On the Publisher, execute the following:
USE [PublisherDB] GO INSERT INTO [ReplTest].[PublicationTable] ([EmailAddress] ,[DOB]) VALUES ('firstname.lastname@example.org' ,'01 Jun 1970') GO
Initially it will retry the command, as before. Eventually it will show an error message, along with the Transaction Sequence Number:
That binary number is used to run a query against the Distributor database to get the data it is attempting to send. The query is ‘sp_browsereplcmds’, with two parameters – both are the binary value taken from the Replication Monitor:
If multiple rows are returned from this query then the required row is the one where ‘command_id’ matches ‘Command ID’ shown in the error message from Replication Monitor (although you should check the column ‘partial_command’, as the query might be split across several rows).
From the column ‘command’ we can see the call to ‘sp_MSins_Repl_SubscriptionTable’ along with the parameters used.

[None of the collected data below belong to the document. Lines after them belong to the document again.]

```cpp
namespace trgt {
static thread_local int g_next_stream_priority = 0;
static thread_local bool g_next_in_pool = false;
void ctx_next_stream_priority(int p) { g_next_stream_priority = p; }
void ctx_next_in_pool(bool on) { g_next_in_pool = on; }
hipError_t make_stream(trgt_hip_ctx* c, hipStream_t* s) {
// ... 34 lines not shown
    return TRGT_ERR_NO_DEVICE;
  }
  tune_malloc_once();
  trgt_hip_ctx* c = new trgt_hip_ctx();
  {
    trgt_knobs& k = c->knobs;
    auto num = [](const char* name, int dflt) { const char* e = getenv(name); return e && *e ? atoi(e) : dflt; };
    auto flag = [](const char* name) { const char* e = getenv(name); return e != nullptr && *e != 0 && std::strcmp(e, "0") != 0; };
#ifdef TRGT_DEV_BUILD
#define DEV_FLAG(name) flag(name)
#define DEV_NUM(name, dflt) num(name, dflt)
#else
#define DEV_FLAG(name) false
#define DEV_NUM(name, dflt) (dflt)
#endif
    (void)num; (void)flag;
    k.flank_threads = DEV_NUM("TRGT_FLANK_THREADS", k.flank_threads); k.heavy_threads = DEV_NUM("TRGT_HEAVY_THREADS", 0); k.heavy_band = std::max(0, std::min(num("TRGT_HEAVY_BAND", k.heavy_band), 256));
    k.win_threads = DEV_NUM("TRGT_WIN_THREADS", k.win_threads); { const int bt = DEV_NUM("TRGT_BAND_THREADS", k.band_threads); k.band_threads = bt == 128 || bt == 256 ? bt : 64; } k.win_segments = DEV_NUM("TRGT_WIN_SEGMENTS", k.win_segments); k.win_lds = DEV_FLAG("TRGT_WIN_LDS"); k.band_lds = DEV_FLAG("TRGT_BAND_LDS");
    k.grid_per_cu = DEV_NUM("TRGT_WFA_GRID_PER_CU", 0); k.filter_per_cu = DEV_NUM("TRGT_FILTER_PER_CU", 0);
    k.one_launch = DEV_FLAG("TRGT_WFA_ONE_LAUNCH"); k.no_spec = DEV_FLAG("TRGT_WFA_NO_SPEC"); k.no_window = flag("TRGT_WFA_NO_WINDOW"); k.no_hamming = flag("TRGT_NO_HAMMING"); k.no_indel_shortcut = flag("TRGT_NO_INDEL_SHORTCUT"); k.no_heavy_window = DEV_FLAG("TRGT_NO_HEAVY_WINDOW"); k.no_sibling_rule = DEV_FLAG("TRGT_NO_SIBLING_RULE"); k.no_settled_sibling_rule = DEV_FLAG("TRGT_NO_SETTLED_SIBLING_RULE"); k.no_lcs_rule = DEV_FLAG("TRGT_NO_LCS_RULE"); { const char* e = TRGT_DEV_ENV("TRGT_EARLY_ADAPTIVE"); if (e && *e) k.early_adaptive = std::strcmp(e, "0") != 0; }
    k.no_filter = flag("TRGT_WFA_NO_FILTER"); k.one_stream = DEV_FLAG("TRGT_FLANK_ONE_STREAM"); k.host_genotyper = flag("TRGT_HOST_GENOTYPER"); k.host_hmm_lists = DEV_FLAG("TRGT_HOST_HMM_LISTS"); k.no_early = flag("TRGT_WFA_NO_EARLY"); k.stage_lock = flag("TRGT_STAGE_LOCK"); k.no_long_filter = flag("TRGT_NO_LONG_FILTER"); k.no_long_window = DEV_FLAG("TRGT_NO_LONG_WINDOW"); k.filter_force = DEV_NUM("TRGT_FILTER_FORCE", 0); k.filter_one_launch = DEV_FLAG("TRGT_FILTER_ONE_LAUNCH"); k.filter_serial = DEV_FLAG("TRGT_FILTER_SERIAL"); k.filter_side = DEV_FLAG("TRGT_FILTER_SIDE"); k.wfa_no_stage = DEV_FLAG("TRGT_WFA_NO_STAGE"); k.wfa_no_wave_variant = DEV_FLAG("TRGT_WFA_NO_WAVE_VARIANT"); k.hmm_resolve_one_wg = DEV_FLAG("TRGT_HMM_RESOLVE_ONE_WG"); k.debug = flag("TRGT_WFA_DEBUG");
    k.timeline = flag("TRGT_TIMELINE");
    k.host_repair = flag("TRGT_HOST_REPAIR"); k.host_cluster = flag("TRGT_HOST_CLUSTER"); k.host_purity = DEV_FLAG("TRGT_HOST_PURITY"); k.cluster_arena_kb = num("TRGT_CLUSTER_ARENA_KB", 0); k.repair_arena_kb = num("TRGT_REPAIR_ARENA_KB", 0); k.hmm_lds_fill = DEV_FLAG("TRGT_HMM_LDS_FILL"); k.hmm_four_rounds = DEV_FLAG("TRGT_HMM_FOUR_ROUNDS"); k.hmm_no_ppl = flag("TRGT_HMM_NO_PPL"); k.hmm_long_wgs = std::max(1, std::min(DEV_NUM("TRGT_HMM_LONG_WGS", k.hmm_long_wgs), 16)); k.hmm_no_long_tb = flag("TRGT_HMM_NO_LONG_TB"); k.hmm_no_dedupe = flag("TRGT_HMM_NO_DEDUPE"); k.repair_max_seg = num("TRGT_REPAIR_MAX_SEG", k.repair_max_seg); k.split_hmm = DEV_FLAG("TRGT_SPLIT_HMM"); k.repair_blocks = DEV_NUM("TRGT_REPAIR_BLOCKS", k.repair_blocks);
    k.no_lean = flag("TRGT_WFA_NO_LEAN"); k.lean_one_tier = DEV_FLAG("TRGT_WFA_LEAN_ONE_TIER"); k.lean_mid_tier = DEV_FLAG("TRGT_WFA_LEAN_MID_TIER"); k.lean_chunk = DEV_NUM("TRGT_LEAN_CHUNK", 0); k.no_zero_arena = flag("TRGT_NO_ZERO_ARENA"); k.hmm_ppl_serial = DEV_FLAG("TRGT_HMM_PPL_SERIAL"); k.hmm_ppl_wide = DEV_FLAG("TRGT_HMM_PPL_WIDE"); k.hmm_ppl_per_class = DEV_FLAG("TRGT_HMM_PPL_PER_CLASS");
    k.no_lds_wfa = !DEV_FLAG("TRGT_WFA_LDS"); k.lds_wfa_kb = DEV_NUM("TRGT_WFA_LDS_KB", k.lds_wfa_kb); k.lds_wfa_seq = DEV_NUM("TRGT_WFA_LDS_SEQ", k.lds_wfa_seq);
#ifdef TRGT_DEV_BUILD
    k.sens_bialign_min_len = num("TRGT_SENS_BIALIGN_MIN_LEN", -1); k.sens_cons_unidir = flag("TRGT_SENS_CONS_UNIDIR"); k.sens_ward_ties = flag("TRGT_SENS_WARD_TIES"); k.sens_lw_order = flag("TRGT_SENS_LW_ORDER");
    k.skip_bt = flag("TRGT_DBG_SKIP_BT");
#endif
  }
  c->device = device;
  c->num_cus = prop.multiProcessorCount;
  c->stream_priority = trgt::g_next_stream_priority;
  c->in_pool = trgt::g_next_in_pool;
  e = trgt::make_stream(c, &c->stream);
  if (e != hipSuccess) { g_create_err = hipGetErrorString(e); delete c; return TRGT_ERR_HIP; }
  c->own_stream = true;
  c->pool.resize(trgt::S_COUNT);
  *out = c;
  return TRGT_OK;
}

void trgt_hip_destroy(trgt_hip_ctx* c) {
  if (!c) return;
  (void)hipSetDevice(c->device);
  (void)trgt::stream_wait(c, c->stream);
  if (c->stream2) { (void)trgt::stream_wait(c, c->stream2); (void)hipStreamDestroy(c->stream2); }
// ... 92 lines not shown
```

trgt_amd/csrc/hmm.hip:

```cpp
#include <algorithm>
#include <type_traits>
#include <cmath>
#include <limits>
#include <thread>

#include "common.hpp"

namespace trgt {


}
#include <memory>

#include "hmm_host.hpp"
namespace trgt {

struct HmmJobDev {
  uint32_t set, seq_len, job_index, path_cap;
  uint64_t seq_off, bp_off, path_off, span_off, count_off, visit_off;
  uint64_t map_off;
};

static inline uint64_t align_up(uint64_t v, uint64_t a) { return (v + a - 1) / a * a; }

// ... 433 lines not shown
  for (int i = tid; i < 4 * S; i += nthr) l_inst[4 * (i % S) + i / S] = hmm_pred_entry(g_inst[i], S, nb, model + set.off_flags, g_block, g_blocks);
  const bool own_fill = !(ppl_filled && set.ppl_lanes != 0u);
  for (int i = tid; i < S; i += nthr) { l_block[i] = g_block[i]; l_flags[i] = model[set.off_flags + i]; if (own_fill) { l_lp[i] = g_inlp[i]; l_lp[S + i] = g_inlp[S + i]; } }
  if (own_fill) for (int i = tid; i < 5 * S; i += nthr) l_em[i] = g_em[i];
  for (int i = tid; i < 4 * nb; i += nthr) l_blocks[i] = g_blocks[i];

  const int st_lane = set.n_lanes ? (int)reinterpret_cast<const uint16_t*>(model + set.off_perm)[tid] : tid;
  const bool act = st_lane < S;
  const int st = act ? st_lane : 0;
  const int n_in = own_fill ? (int)model[set.off_nin + st] : 0;
  const int level = own_fill ? (int)model[set.off_level + st] : 0;
  double lp0 = 0.0, lp1 = 0.0, lp2 = 0.0, lp3 = 0.0;
  int p0 = 0, p1 = 0, p2 = 0, p3 = 0;
  if (own_fill) {
    lp0 = g_inlp[0 * S + st]; lp1 = g_inlp[1 * S + st]; lp2 = g_inlp[2 * S + st]; lp3 = g_inlp[3 * S + st];
    p0 = g_inst[0 * S + st]; p1 = g_inst[1 * S + st]; p2 = g_inst[2 * S + st]; p3 = g_inst[3 * S + st];
  }
  const int q0 = (n_in != 0xFF && n_in > 0) ? p0 : 0, q1 = (n_in != 0xFF && n_in > 1) ? p1 : 0, q2 = (n_in != 0xFF && n_in > 2) ? p2 : 0, q3 = (n_in != 0xFF && n_in > 3) ? p3 : 0;
  const uint8_t* __restrict__ seq = seq_blob + job.seq_off;
  int win0 = 0;
  auto code_at = [&](int i) -> int { return (int)l_seq[i - win0]; };
  uint8_t* __restrict__ bp = bp_ws + job.bp_off;
  hmm_sync_mem(sync_n);
  if (act) {
    const int blk = (int)l_block[st];
    uint32_t kind = 0, expected = 0;
    if (blk >= 0) {
      const int bstart = (int)l_blocks[0 * nb + blk], bend = (int)l_blocks[1 * nb + blk];
      if (st == bstart) kind = 1;
      else if (st == bend) kind = 2;
      else if (blk == nb - 1) kind = 3;
      else {
        const int mlen = (int)l_blocks[2 * nb + blk], off = st - bstart - 1, k = off / mlen;
        kind = 4u + (uint32_t)k;
        if (k == 0) expected = motif_bytes[l_blocks[3 * nb + blk] + off];
      }
    }
    l_info[st] = kind | ((uint32_t)(l_flags[st] & 1) << 3) | ((uint32_t)(blk & 0xFF) << 8) | (expected << 16);
  }
  const int my_blk = act ? (int)l_block[st] : -1;
  const bool role_end = act && my_blk >= 0 && st == (int)l_blocks[1 * nb + my_blk];
  const bool role_start = act && my_blk >= 0 && st == (int)l_blocks[0 * nb + my_blk];
  const bool role_del = act && level > 0 && !role_end && !role_start && n_in != 0xFF && my_blk >= 0;
  const bool role_chain = role_del || role_end;
  const bool chain_prev = role_del ? n_in > 1 : role_end ? n_in > 2 : false;
  const bool chain_xwave = chain_prev && (threadIdx.x & 63u) == 0;
  const double lp_chain = role_del ? lp1 : lp2, lp_step = chain_prev && !chain_xwave ? lp_chain : NINF;
  const int chain_steps = __builtin_amdgcn_readfirstlane(min(63, max((int)set.max_mlen, SUB == 32 ? __shfl_xor((int)set.max_mlen, 32) : 0) - 1));
  const int chain_rounds = (int)set.chain_rounds;
  const bool wave_chain = __ballot(lp_step > NINF) != 0ull;

  HP_MARK(0);
  const double lp_rs0 = l_lp[1], lp_rs1 = l_lp[S + 1];
  constexpr int BE_REG = 8;
  int be[BE_REG];
#pragma unroll
  for (int b = 0; b < BE_REG; ++b) be[b] = (int)l_blocks[1 * nb + (b < nb ? b : 0)];
  const int my_ms = my_blk >= 0 ? (int)l_blocks[0 * nb + my_blk] : 0, my_me = my_blk >= 0 ? (int)l_blocks[1 * nb + my_blk] : 0;
  const double ms_lp0 = my_blk >= 0 ? l_lp[my_ms] : NINF, ms_lp1 = my_blk >= 0 ? l_lp[S + my_ms] : NINF;
  bool bad = false, use_loc0 = false, use_loc1 = false;
  if (own_fill && act && my_blk >= 0) bad = model[set.off_nin + my_ms] != 2 || g_inst[0 * S + my_ms] != 1 || g_inst[1 * S + my_ms] != my_me;
  if (own_fill && act && level == 0 && n_in != 0xFF) {
// ... 449 lines not shown
  hmm_sync_mem(sync_n);

  const bool packed = ppl_filled && ppl_packed && set.ppl_lanes != 0u;
  const int rstride = packed ? hmm_ppl_group(set.ppl_lanes) : Spad;
  const int cols_per_chunk = packed ? hmm_stage_bytes(Spad) / rstride - 2 : max(1, hmm_stage_bytes(Spad) / Spad);
  if (tid == 0) tb[TB_LOC] = 0;
  uint16_t* pbuf = path ? path + job.path_off : nullptr;
  uint32_t* const g_vis = visit_ws + job.visit_off;
  const int pcap = (int)job.path_cap;
  constexpr int HMM_REC = SUB == 32 ? 32 : 64;
  const unsigned long long gmask = SUB == 32 ? (0xFFFFFFFFull << (threadIdx.x & 32u)) : ~0ull;
  const HmmSyncN sync{sync_n};
  const HmmTraceLds tl{tb, l_inst, l_info, l_blocks, l_flags, l_stage, l_seq, l_mot, l_vis, l_cnt, l_rec};
  hmm_trace_rounds<HMM_REC, true>(sync, tid, nthr, tl, packed, rstride, cols_per_chunk, S, nb, L, seq, bp, g_vis, pbuf, pcap, gmask);
  const int np = tb[TB_NPATH];
  HP_MARK(2);
  hmm_path_to_front(sync, tid, nthr, pbuf, np, pcap);
  if (tid == 0) hmm_store_purity(job.job_index, np, tb[TB_EDIT], tb[TB_REF], qlen, path_len, purity, edit_out, maxd_out);
  hmm_decode_visits(sync, tid, nthr, tl, nb, g_vis, spans3 + 3 * job.span_off, n_spans + job.job_index, counts + job.count_off);
  HP_MARK(3);
}

#include "hmm_ppl.hpp"
#include "hmm_big.hpp"

struct HmmChunkMap { uint16_t exit_state, last_state, n_steps, n_starts; int32_t last_end; };
struct HmmChunkRec { uint32_t entry, np0, nv0; int32_t vb0, nxt0; uint32_t pad[3]; };
constexpr int HMM_LONG_THREADS = 1024, HMM_LONG_STG = 2048;
constexpr int HMM_LONG_MAP_LDS = 48 * 1024;

__global__ void __launch_bounds__(HMM_LONG_THREADS) hmm_traceback_long_kernel(
    const HmmJobDev* __restrict__ jobs, const HmmSetDev* __restrict__ sets, const uint8_t* __restrict__ model, const uint8_t* __restrict__ seq_blob,
    const uint8_t* __restrict__ bp_ws, uint32_t* __restrict__ visit_ws, uint16_t* __restrict__ path, uint32_t* __restrict__ path_len,
    int32_t* __restrict__ spans3, uint32_t* __restrict__ n_spans, uint32_t* __restrict__ counts, double* __restrict__ purity,
    int32_t* __restrict__ edit_out, int32_t* __restrict__ maxd_out, const uint32_t* __restrict__ long_list, const int phase_arg, const int G) {
  const int phase = phase_arg & 0xFF;
  const bool ppl_packed = ((phase_arg >> 8) & 1) != 0;
  extern __shared__ __align__(16) unsigned char lds_long[];
  const int tid = (int)threadIdx.x, lane = tid & 63, wave = tid >> 6;
  constexpr int NW = HMM_LONG_THREADS / 64;
  const int part = (int)(blockIdx.x % (unsigned)G);
  __shared__ int l_last;
  for (uint32_t li = blockIdx.x / (unsigned)G; li < long_list[0]; li += gridDim.x / (unsigned)G) {
    __syncthreads();
    const HmmJobDev job = jobs[long_list[1 + li]];
    const HmmSetDev set = sets[job.set];
// ... 499 lines not shown
```

trgt_amd/csrc/hmm_batch.hpp:

```cpp
#pragma once

static inline uint32_t hmm_long_min(uint64_t class_jobs) { return class_jobs <= 256 ? 512u : (uint32_t)HMM_LONG_MIN; }
static inline uint64_t hmm_map_words(uint32_t S, uint64_t max_len, uint32_t long_min) {
  const uint64_t L = max_len + 2;
  if (L < (uint64_t)long_min) return 0;
  const uint64_t n_chunks = (L + HMM_LONG_CHUNK - 1) / HMM_LONG_CHUNK;
  return n_chunks * (3ull * S + 8ull) + 8;
}
static size_t hmm_long_lds_bytes(uint32_t S, uint32_t nb) {
  size_t o = 64 + (size_t)20 * S + (size_t)20 * nb + ((S + 3) & ~3u) + (((size_t)S / 3 + 15) & ~(size_t)15) + 32;
  return ((o + 15) & ~(size_t)15) + (size_t)(HMM_LONG_THREADS / 64) * (HMM_LONG_STG + 512) + HMM_LONG_MAP_LDS;
}
static size_t hmm_lds_bytes(uint32_t S, uint32_t nb) {
  size_t o = 64 + (((size_t)HMM_LDS_PER_STATE * S + 15) & ~(size_t)15) + (((size_t)16 * nb + 15) & ~(size_t)15) + (size_t)hmm_stage_bytes((int)((S + 15) & ~15u));
  o += HMM_CODE_WINDOW + HMM_CODE_PAD + (((size_t)S / 3 + 15) & ~(size_t)15) + 12 * (size_t)HMM_VIS_LDS + 4 * (size_t)nb;
  o += 8 + 8 * 64;
  return o + 64;
}


constexpr uint32_t HMM_BATCH_MAX_WAVES = 16, HMM_SLOT_MAX_WAVES = 7, HMM_CLASS_BIG = 17;
static inline uint32_t hmm_set_class(const HmmSetDev& sd, uint32_t max_waves) {
  if (sd.S <= 32) return 0u;
  const uint32_t w = (std::max(sd.S, sd.n_lanes) + 63) / 64;
// ... 70 lines not shown
  bool ppl_launched;
  size_t first_job, n_listed;
  int64_t cells;
  unsigned* side_used;
  HmmLaunchBufs b;
};
constexpr size_t HMM_LONG_PIECE_PAD = 16;

static uint32_t hmm_viterbi_flags(const trgt_hip_ctx* c, size_t lds_job, unsigned ppl_mask, uint32_t long_min) {
  return (uint32_t)lds_job | (c->knobs.hmm_four_rounds ? 0x80000000u : 0u) | (ppl_mask ? 0x40000000u : 0u) | (ppl_mask && !c->knobs.hmm_ppl_wide ? 0x00800000u : 0u) | ((long_min / 256u) << 24);
}
struct HmmViterbiFn {
  const void* fn;
  void (*launch)(dim3 grid, dim3 block, size_t lds, hipStream_t ls, const HmmClassLaunch& a, uint32_t flags, uint32_t* d_long);
};
template <int SUB, bool ONE_WAVE>
static void hmm_launch_viterbi(dim3 grid, dim3 block, size_t lds, hipStream_t ls, const HmmClassLaunch& a, uint32_t flags, uint32_t* d_long) {
  hipLaunchKernelGGL((hmm_viterbi_kernel<SUB, ONE_WAVE>), grid, block, lds, ls, a.jobs, a.b.sets, a.b.model, a.b.seq, a.b.bp, a.b.visits, a.b.path, a.b.plen, a.b.spans,
                     a.b.nsp, a.b.cnt, a.b.pur, a.b.edit, a.b.maxd, a.nj, flags, a.n_jobs_dev, d_long);
}
template <int SUB, bool ONE_WAVE>
static HmmViterbiFn hmm_viterbi_fn() { return {(const void*)hmm_viterbi_kernel<SUB, ONE_WAVE>, hmm_launch_viterbi<SUB, ONE_WAVE>}; }
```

Copying the contents of this column to SSMS and running it against the Subscriber (with a minor amount of editing to keep SSMS happy) shows the error:
Now we have the command that is causing the issue and the parameters it is using. In this case it’s obviously a fault within the SP, so simply amend it back to save the PK column and all returns to normal.
Another basic way to check Replication is all connected up is to run a Tracer Token through it. A Tracer Token is just a small amount of data written to the log of the Publisher and then tracked through the Publication.
To run a Tracer Token through Replication Monitor go to the bottom of the tree structure in the left-hand window, selecting the Publication. Three tabs appear and one of these is ‘Tracer Tokens’. Select that tab and press the button ‘Insert tracer’.
The time for ‘Publisher to Distributor’ will generally be within a few second, as that part of the Publication is configured to run constantly. ‘Distributor to Subscriber’ can take a while, depending upon when that job is scheduled. In this Publication it is once every minute, so could take anywhere up to one minute to complete. Once completed it shows the total latency and is an indication that the connections are configured correctly for the three main elements (Publisher, Distributor and Subscriber) to communicate correctly.